Abstract
The aim of the study is to create machine learning models for in silico prediction of the permeability of compounds through the blood-brain barrier.
Materials for research, namely the creation of a dataset for training models, were obtained by analyzing the PubMed library (pubmed.ncbi.nlm.nih.gov) in manual mode, using key words («bbb penetration», «in silico bbb test», «Blood Brain Barrier Permeability», «Blood-Brain-Barrier»). The data was entered into the dataset in the form of a specification of the simplified representation of molecules in the input line (SMILES) and classification marks: 1 – penetrates, 0 – does not penetrate. SMILES for the found substances were searched using the PubChem service (pubchem.ncbi.nlm.nih.gov). As research methods,
we used a set of binary classification methods for machine learning (pycaret.org) with the python 3.8 programming language (python.org) in the miniconda package management environment (conda.io). Pipeline programming was carried out using the jupyter notebook package (jupyter.org). Features were
generated in the dataset from SMILES using the RDKit package (rdkit.org).

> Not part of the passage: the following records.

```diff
diff --git a/spark_sched_sim_amd/csrc/sss_sim_env.h b/spark_sched_sim_amd/csrc/sss_sim_env.h
--- a/spark_sched_sim_amd/csrc/sss_sim_env.h
+++ b/spark_sched_sim_amd/csrc/sss_sim_env.h
@@ -400,13 +400,30 @@
           handled = fast_run<FUSED>(f);
         } else {
 #ifndef SSS_NO_BATCH
-          if (64 - g_sc.rng_pos < rng_need) {
-            rng_refill();
+          const bool last_task = !FUSED && tf && f.cstages[info_slot(info_win) * f.SP + info_stage(info_win)].executing < 2;
+#else
+          const bool last_task = false;
+#endif
+          if (!last_task) {
+#ifndef SSS_NO_BATCH
+            if (64 - g_sc.rng_pos < rng_need) {
+              rng_refill();
+            }
+#endif
+            handled = tf ? batch_released_events(f, ex) : batch_arrival_events(f, ex);
+#ifndef SSS_NO_LEAN
+            if (handled == 0) handled = tf ? lean_released(f, ex, t_win, info_win) : lean_arrival(f, ex, t_win, info_win);
+#endif
           }
-#endif
-          handled = tf ? batch_released_events(f, ex) : batch_arrival_events(f, ex);
-#ifndef SSS_NO_LEAN
-          if (handled == 0) handled = tf ? lean_released(f, ex, t_win, info_win) : lean_arrival(f, ex, t_win, info_win);
+#if !defined(SSS_NO_BATCH) && !defined(SSS_NO_LEAN)
+          if (!FUSED && tf && handled == 0) {
+            const CommitHit hit = commit_first_wave(key_stage_pool(info_job(info_win), info_stage(info_win)), false, true, g_hot.h.n_commits);
+            const int released = hit.ci < 0 ? lean_source_release(f, ex, t_win, info_win) : 0;
+            if (released > 0) {
+              status = released == 2 ? 2 : 0;
+              continue;
+            }
+          }
 #endif
           if (handled == 0 && tf) preflush_completing_job(f, info_win, t_win);
         }
diff --git a/spark_sched_sim_amd/csrc/sss_sim_lean.h b/spark_sched_sim_amd/csrc/sss_sim_lean.h
--- a/spark_sched_sim_amd/csrc/sss_sim_lean.h
+++ b/spark_sched_sim_amd/csrc/sss_sim_lean.h
@@ -203,6 +203,77 @@
   return 1;
 }
 
+SSS_DEV int lean_source_release(const FastCtx& f, int ex, double t_ev, uint32_t info) {
+  UTRACE("lean_source_release");
+#ifdef SSS_NO_BATCH
+  return 0;
+#endif
+  PROF3(41);
+  const int lane = wave_lane();
+  const uint32_t slot = info_slot(info);
+  const int s = info_stage(info), j = info_job(info);
+  const SssStage st_old = f.cstages[slot * f.SP + s];
+  SssJob* const jp = f.cjobs + slot;
+  const uint64_t active = jp->active_mask, frontier = jp->frontier_mask;
+  const int n_stages = jp->n_stages, gs_base = jp->gs_base;
+  const bool job_sat = (int)jp->sat_count == n_stages;
+  const uint32_t sp = key_stage_pool(j, s), jkey = key_job_pool(j);
+  const bool mine = st_old.remaining == 0 && st_old.executing >= 1 && g_hot.ex_job[ex] == j && g_hot.ex_loc[ex] == sp && (active & bit64(s)) != 0 && (frontier & bit64(s)) != 0;
+  const bool completes = st_old.executing == 1;
+  const uint64_t active2 = active & ~bit64(s);
+  const PoolPairRegs pr = pool_pair_fetch(sp, jkey, true);
+  const bool my_stage = completes && lane < n_stages && ((active2 >> lane) & 1ull) != 0;
+  uint64_t children = 0, parents = 0;
+  if (completes) children = g_c.pk.stage_child_mask[gs_base + s];
+  if (my_stage) parents = g_c.pk.stage_parent_mask[gs_base + lane];
+  const uint64_t all = n_stages >= 64 ? ~0ull : (bit64(n_stages) - 1);
+  const uint64_t completed = all & ~active2;
+  const uint64_t newm = wave_ballot(my_stage && ((children >> lane) & 1ull) != 0 && (parents & ~completed) == 0);
+  const bool moves = newm != 0;
+  const bool empties = completes && active2 == 0;
+  STAT(71, 1), STAT(75, !mine), STAT(76, mine && empties), STAT(77, mine && !empties && !pair_staging_fits(f.E)), STAT(78, mine && !empties && pair_staging_fits(f.E) && moves && job_sat);
+  const bool ok = mine && !empties && pair_staging_fits(f.E) && !(moves && job_sat);
+  if (wave_ballot(!ok) != 0) return 0;
+  STAT(72, !completes), STAT(73, completes && !moves), STAT(74, moves);
+  int n_committable;
+  if (moves) {
+    PairImg so, sn;
+    pool_pair_stage(pr, true, so, sn);
+    bool was = pair_remove(so, (uint32_t)ex);
+    CHECK(was);
+    pair_add(sn, (uint32_t)ex);
+    wave_sync();
+    pool_pair_flush_one(sp, so);
+    pool_pair_flush_one(jkey, sn);
+    n_committable = (int)sn.s.used - (int)sn.s.aux;
+    STAT(85, sn.mask_before != 7 || sn.s.mask != 7), STAT(86, so.mask_before != 7);
+  } else
+    n_committable = (int)(pr.rec_a.y & 0xFFFFu) - (int)(pr.rec_a.y >> 16);
+  CHECK(n_committable >= 0);
+  STAT(79, n_committable > 0);
+  if (lane == 0) {
+    SssHdr& h = g_hot.h;
+    h.wall_time = t_ev;
+    h.n_events += 1, h.n_batched += 1, h.n_rounds += 1;
+    g_sc.events_this_step += 1;
+    f.cstages[slot * f.SP + s].executing = (int16_t)(st_old.executing - 1);
+    if (completes) {
+      jp->active_mask = active2;
+      jp->frontier_mask = (frontier & ~bit64(s)) | newm;
+      h.graph_version++;
+    }
+    g_hot.ex_executing[ex] = 0;
+    g_hot.ex_task_stage[ex] = -1;
+    if (moves) g_hot.ex_loc[ex] = jkey;
+    h.curr_source = moves ? jkey : sp;
+    g_hot.ev[ex].t = __builtin_inf(), g_hot.ev[ex].info = EV_NONE;
+    lds_slot_ref()[slot]--;
+    if (n_committable > 0) g_sc.m_n_active = h.n_active, g_sc.m_src_job = j;
+  }
+  wave_sync();
+  return n_committable > 0 ? 2 : 1;
+}
+
 SSS_DEV int lean_arrival(const FastCtx& f, int ex, double t_ev, uint32_t info) {
   UTRACE("lean_arrival");
 #ifdef SSS_NO_BATCH
```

As a result of the research machine learning models were created for in silico prediction of the permeability of compounds across the blood-brain barrier. According to the AUC criterion, the most promising were the models – Random Forest Classifier, Light Gradient Boosting Machine, Extra Trees Classifier. The
use of the developed models in the «ExpSys Nasalia» expert system makes it possible to predict the choice of excipients in the development of cerebroprotective nasal agents. In silico prediction will enable researchers at the stage of pharmaceutical development of new intranasal dosage forms, to more efficiently select auxiliary ingredients, for example, add adsorption enhancers to the formulation. The created models are placed on the webserver of the «ExpSys Nasalia» expert system (nasalia.zsmu.zp.ua) in the calculations section.